FIG. 6, schematically shows the patterning of second polysilicon layer, 12, 
featuring a grated, top surface topography. Photoresist shape, 15, is used 
as a mask, during a RIE procedure, using C1.sub.2 as an etchant, used to 
define polysilicon storage node electrode, 16. Polysilicon storage node 
electrode, 16, offers increased surface area, obtained via use of the 
grated, top surface topography, of second polysilicon layer, 12. Removal 
of photoresist shape, 15, is accomplished via plasma oxygen ashing, and 
careful wet cleans. 
FIG. 7, schematically shows the completion of the STC structure. First a 
dielectric layer, 17, is formed, overlying the polysilicon storage node 
electrode, 16. Dielectric layer, 17, can be an insulator layer possessing 
a high dielectric constant, such as Ta.sub.2 O.sub.5, obtained via r.f 
sputtering techniques, at a thickness between about 10 to 100 Angstroms. 

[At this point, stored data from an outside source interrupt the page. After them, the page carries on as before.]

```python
M355_OK = 0
M355_EUNSUPPORTED = -2
ACT_NONE, ACT_RELU, ACT_LEAKY_RELU = 0, 1, 2
ACT_ELU, ACT_GELU, ACT_GELU_TANH, ACT_SILU = 3, 4, 5, 6
COMPUTE_F32, COMPUTE_BF16, COMPUTE_F16, COMPUTE_F32X3 = 0, 1, 2, 3
CONV_W_PACKED, CONV_SOFTMAX, CONV_SIGMOID = 1, 2, 4


class ConvDesc(C.Structure):
    _fields_ = [
        ("N", C.c_int32), ("Cin", C.c_int32), ("Cout", C.c_int32),
        ("D", C.c_int32), ("H", C.c_int32), ("W", C.c_int32),
        ("k", C.c_int32), ("stride", C.c_int32), ("pad", C.c_int32), ("out_pad", C.c_int32),
        ("x_batch_stride", C.c_int64), ("y_batch_stride", C.c_int64),
        ("compute", C.c_int32), ("flags", C.c_int32),
    ]


class PackItem(C.Structure):
# ... 156 lines not shown
    "m355_norm_act_bwd_c8": (C.c_int, [_ND, _P, _i64, _P, _i64, _P, _i64, _i32, _i32, _i32, _P, _P, _P, _P, _P, _i64, _P, _P,
                                       C.c_int, _f32, _i32, _P, _sz, _P]),
    "m355_norm_act_bwd_c8_reduce": (C.c_int, [_ND, _P, _i64, _P, _i64, _P, _i64, _i32, _i32, _i32, _P, _P, _P, _P, _P, _P,
                                              C.c_int, _P, _f32, _P, _i32, _P, _sz, _P]),
    "m355_norm_act_bwd_c8_apply": (C.c_int, [_ND, _P, _i64, _P, _i64, _P, _i64, _i32, _i32, _i32, _P, _P, _P, _P, _P, _P, _i64,
                                             _i32, _P]),
    "m355_avgpool3d_2x_bwd_h16": (C.c_int, [_P, _P, _P, _i32, _i32, _i32, _i32, _i32, _i64, _i64, _i64, _i32, _P]),
    "m355_upsample_trilinear2x_fwd_h16": (C.c_int, [_P, _P, _i32, _i32, _i32, _i32, _i32, _i64, _i64, _i32, _P]),
    "m355_upsample_trilinear2x_bwd_h16": (C.c_int, [_P, _P, _i32, _i32, _i32, _i32, _i32, _i64, _i64, _i32, _P]),
    "m355_act16_channel_scale": (C.c_int, [_P, _P, _P, _i32, _i32, _i64, _i64, _i64, _i32, _P]),
    "m355_space_to_depth2_h16": (C.c_int, [_P, _P, _i32, _i32, _i32, _i32, _i32, _i64, _i64, _i32, _P]),
    "m355_depth_to_space2_h16": (C.c_int, [_P, _P, _i32, _i32, _i32, _i32, _i32, _i64, _i64, _i32, _P]),
    "m355_conv_transpose3d_h16_bwd_supported": (_i32, [_CD]),
    "m355_conv_transpose3d_h16_bwd_workspace": (_sz, [_CD]),
    "m355_conv_transpose3d_bwd_data_h16": (C.c_int, [_CD, _P, _i64, _P, _P, _i64, _i32, _P]),
    "m355_conv_transpose3d_bwd_weight_h16": (C.c_int, [_CD, _P, _i64, _P, _i64, _P, _P, _f32, _i32, _P, _sz, _P]),
    "m355_conv3d_plan": (C.c_int, [_CD, _i32, C.POINTER(C.c_int32)]),
    "m355_conv3d_launch_plan": (C.c_int, [_i32, _CD, C.POINTER(_i64), C.POINTER(C.c_uint64), _sz, C.POINTER(_i64)]),
    "m355_conv3d_bwd_data_workspace": (_sz, [_CD]),
    "m355_conv3d_bwd_data": (C.c_int, [_CD, _P, _P, _P, _P, _sz, _P]),
    "m355_conv3d_bwd_weight_workspace": (_sz, [_CD]),
    "m355_conv3d_bwd_weight": (C.c_int, [_CD, _P, _P, _P, _P, _P, _sz, _P]),
    "m355_conv_transpose3d_workspace": (_sz, [_CD]),
    "m355_conv_transpose3d_plan": (C.c_int, [_CD, _i32, _P, C.POINTER(C.c_int32)]),
    "m355_conv_transpose3d_fwd": (C.c_int, [_CD, _P, _P, _P, _P, _P, _sz, _P]),
    "m355_conv_transpose3d_bwd_data": (C.c_int, [_CD, _P, _P, _P, _P, _sz, _P]),
    "m355_conv_transpose3d_bwd_weight": (C.c_int, [_CD, _P, _P, _P, _P, _P, _sz, _P]),
    "m355_conv_transpose3d_fwd_h16": (C.c_int, [_CD, _P, _i64, _P, _P, _P, _i64, _i32, _P]),
    "m355_conv_transpose3d_x3_bwd_supported": (_i32, [_CD, _P]),
    "m355_conv_transpose3d_x3_bwd_workspace": (_sz, [_CD]),
    "m355_conv_transpose3d_x3_bwd_plan": (C.c_int, [_CD, _i32, _P, C.POINTER(C.c_int32)]),
    "m355_conv_transpose3d_bwd_data_x3": (C.c_int, [_CD, _P, _P, _P, _P, _sz, _P]),
    "m355_conv_transpose3d_bwd_weight_x3": (C.c_int, [_CD, _P, _P, _P, _P, _P, _sz, _P]),
    "m355_norm_num_stats": (_i64, [_ND]),
    "m355_norm_workspace": (_sz, [_ND]),
    "m355_norm_plan": (C.c_int, [_ND, _i32, C.POINTER(C.c_int32)]),
    "m355_norm_stats": (C.c_int, [_ND, _P, _P, _P, _P, _P, _f32, _P, _sz, _P]),
    "m355_norm_stats_from_partials": (C.c_int, [_ND, _P, _i64, _P, _P, _P, _P, _f32, _P, _sz, _P]),
    "m355_norm_stats_from_running": (C.c_int, [_ND, _P, _P, _P, _P, _P]),
    "m355_norm_act_fwd": (C.c_int, [_ND, _P, _P, _P, _P, _P, _P, _P, _P]),
    "m355_norm_act_pool_fwd": (C.c_int, [_ND, _P, _P, _P, _P, _P, _P, _P, _i64, _i32, _i32, _i32, _P]),
    "m355_norm_act_bwd": (C.c_int, [_ND, _P, _P, _P, _P, _P, _P, _P, _P, _P, C.c_int, _P, _sz, _P]),
    "m355_norm_act_bwd_pool": (C.c_int, [_ND, _P, _P, _i64, _P, _i64, _i32, _i32, _i32, _P, _P, _P, _P, _P, _P, _P, C.c_int,
                                         _P, _sz, _P]),
    "m355_norm_sums": (C.c_int, [_ND, _P, _P, _i64, _P, _P, _sz, _P]),
    "m355_norm_stats_from_sums": (C.c_int, [_ND, _P, _P, _P, _P, _P, _f32, _P]),
    "m355_norm_act_bwd_reduce": (C.c_int, [_ND, _P, _P, _P, _P, _P, _P, _P, _P, C.c_int, _P, _P, _P, _sz, _P]),
    "m355_norm_act_bwd_apply": (C.c_int, [_ND, _P, _P, _P, _P, _P, _P, _P, _P, _P, _i64, _i32, _P]),
    "m355_norm_act_bwd_h16": (C.c_int, [_ND, _P, _P, _P, _P, _P, _P, _P, _P, _P, C.c_int, _P, _i64, _i32, _P, _sz, _P]),
    "m355_resample_plan": (C.c_int, [_i32, _i32, _i32, _i32, _i32, _i32, C.POINTER(_i64), C.POINTER(C.c_uint64), _i32,
                                     C.POINTER(_i64)]),
    "m355_avgpool3d_2x_fwd": (C.c_int, [_P, _P, _i32, _i32, _i32, _i32, _i32, _i64, _i64, _P]),
    "m355_avgpool3d_2x_bwd": (C.c_int, [_P, _P, _i32, _i32, _i32, _i32, _i32, _i64, _i64, _P]),
    "m355_avgpool3d_2x_bwd_add": (C.c_int, [_P, _P, _P, _i32, _i32, _i32, _i32, _i32, _i64, _i64, _i64, _P]),
    "m355_maxpool3d_2x_fwd": (C.c_int, [_P, _P, _P, _i32, _i32, _i32, _i32, _i32, _i64, _i64, _P]),
    "m355_maxpool3d_2x_bwd": (C.c_int, [_P, _P, _P, _P, _i32, _i32, _i32, _i32, _i32, _i64, _i64, _i64, _P]),
    "m355_maxpool3d_2x_fwd_h16": (C.c_int, [_P, _P, _P, _i32, _i32, _i32, _i32, _i32, _i64, _i64, _i32, _P]),
    "m355_maxpool3d_2x_bwd_h16": (C.c_int, [_P, _P, _P, _P, _i32, _i32, _i32, _i32, _i32, _i64, _i64, _i64, _i32, _P]),
    "m355_upsample_trilinear2x_fwd": (C.c_int, [_P, _P, _i32, _i32, _i32, _i32, _i32, _i64, _i64, _P]),
    "m355_upsample_trilinear2x_bwd": (C.c_int, [_P, _P, _i32, _i32, _i32, _i32, _i32, _i64, _i64, _P]),
    "m355_upsample_nearest2x_fwd": (C.c_int, [_P, _P, _i32, _i32, _i32, _i32, _i32, _i64, _i64, _P]),
    "m355_upsample_nearest2x_bwd": (C.c_int, [_P, _P, _i32, _i32, _i32, _i32, _i32, _i64, _i64, _P]),
    "m355_upsample_trilinear2x_hp_fwd": (C.c_int, [_P, _P, _i32, _i32, _i32, _i32, _i32, _i64, _i64, _P]),
    "m355_upsample_trilinear2x_hp_bwd": (C.c_int, [_P, _P, _i32, _i32, _i32, _i32, _i32, _i64, _i64, _P]),
    "m355_upsample_nearest2x_fwd_h16": (C.c_int, [_P, _P, _i32, _i32, _i32, _i32, _i32, _i64, _i64, _i32, _P]),
    "m355_upsample_nearest2x_bwd_h16": (C.c_int, [_P, _P, _i32, _i32, _i32, _i32, _i32, _i64, _i64, _i32, _P]),
# ... 215 lines not shown
```

### segmentation-pipeline_amd/csrc/abi.cpp

```cpp
#include "common.hpp"
#include <map>
#include <mutex>
#include <tuple>
#include <utility>

namespace m355 {
static thread_local char g_err[512] = "";
void set_error(const char* fmt, ...) {
  va_list ap;
  va_start(ap, fmt);
  vsnprintf(g_err, sizeof(g_err), fmt, ap);
  va_end(ap);
}

static int env_int(const char* name, int dflt) {
  const char* v = getenv(name);
  if (!v || !*v) return dflt;
  return atoi(v);
}
static Tuning read_tuning() {
  Tuning t;
  t.conv_ntw = env_int("M355_CONV_NTW", 0);
  t.conv_ksplit = env_int("M355_CONV_KSPLIT", 0);
  t.conv_slots = env_int("M355_CONV_SLOTS", 0);
  t.conv_persistent = env_int("M355_CONV_PERSISTENT", 1);
  t.no_small = env_int("M355_NO_SMALL", 0);
  t.smallcout_valu = env_int("M355_SMALLCOUT_VALU", 1);
  t.f32x3 = env_int("M355_F32X3", 1);
  t.f32x3_bww = env_int("M355_F32X3_BWW", 1);
  t.f32x3_edge = env_int("M355_F32X3_EDGE", 0);
  t.f32x3_convt = env_int("M355_F32X3_CONVT", 1);
  t.f32x3_convt_bwd = env_int("M355_F32X3_CONVT_BWD", 1);
  t.bww_nsplit = env_int("M355_BWW_NSPLIT", 0);
  t.bww_gen = env_int("M355_BWW_GEN", 2);
  t.bww_queue = env_int("M355_BWW_QUEUE", 1);
  t.h16_persistent = env_int("M355_H16_PERSISTENT", 1);
  t.tile16 = env_int("M355_TILE16", 1);
  t.convt_h16 = env_int("M355_CONVT_H16", 1);
  t.h16_w8 = env_int("M355_H16_W8", 1);
  t.h16_oneshot = env_int("M355_H16_ONESHOT", 1);
  t.h16_xcd = env_int("M355_H16_XCD", 1);
  t.conv_cube = env_int("M355_CONV_CUBE", 3);
  t.h16_order = env_int("M355_H16_ORDER", 3);
  t.fuse_softmax = env_int("M355_FUSE_SOFTMAX", 1);
  t.convt_wgs = env_int("M355_CONVT_WGS", 0);
  t.h16_stagger = env_int("M355_H16_STAGGER", 2);
  return t;
}
static Tuning g_tuning = read_tuning();
const Tuning& tuning() { return g_tuning; }
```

Dielectric layer, 17, can also be ONO, (Oxidized--silicon Nitride--silicon 
Oxide). The ONO layer is formed by initially growing a silicon dioxide 
layer, between about 10 to 50 Angstroms, followed by the deposition of a 
silicon nitride layer, between about 10 to 20 Angstroms. Subsequent 
thermal oxidation of the silicon nitride layer results in the formation of 
a silicon oxynitride layer on silicon oxide, at a silicon oxide equivalent 
thickness of between about 40 to 80 Angstroms. Finally another layer of 
polysilicon is deposited, via LPCVD procedures, at a temperature between 
about 500.degree. to 700.degree. C., to a thickness between about 1000 to 
2000 Angstroms. Doping of this polysilicon layer is accomplished via an 
situ doping deposition procedure, by the addition of phosphine, to the 
silane ambient. Photolithographic and RIE procedures, using Cl.sub.2 as an 
etchant, are next employed to create polysilicon upper electrode, or plate 
electrode, 18, shown schematically in FIG. 5. Photoresist is again removed 
via plasma oxygen ashing and careful wet cleans, resulting in STC 
structure, 18, featuring increased surface area of polysilicon storage 
node electrode, 15. 
While this invention has been particularly shown and described with 
reference to the preferred embodiments thereof, it will be understood by 
those skilled in the art that various changes in form and details may be 
made without departing from the spirit and scope of this invention.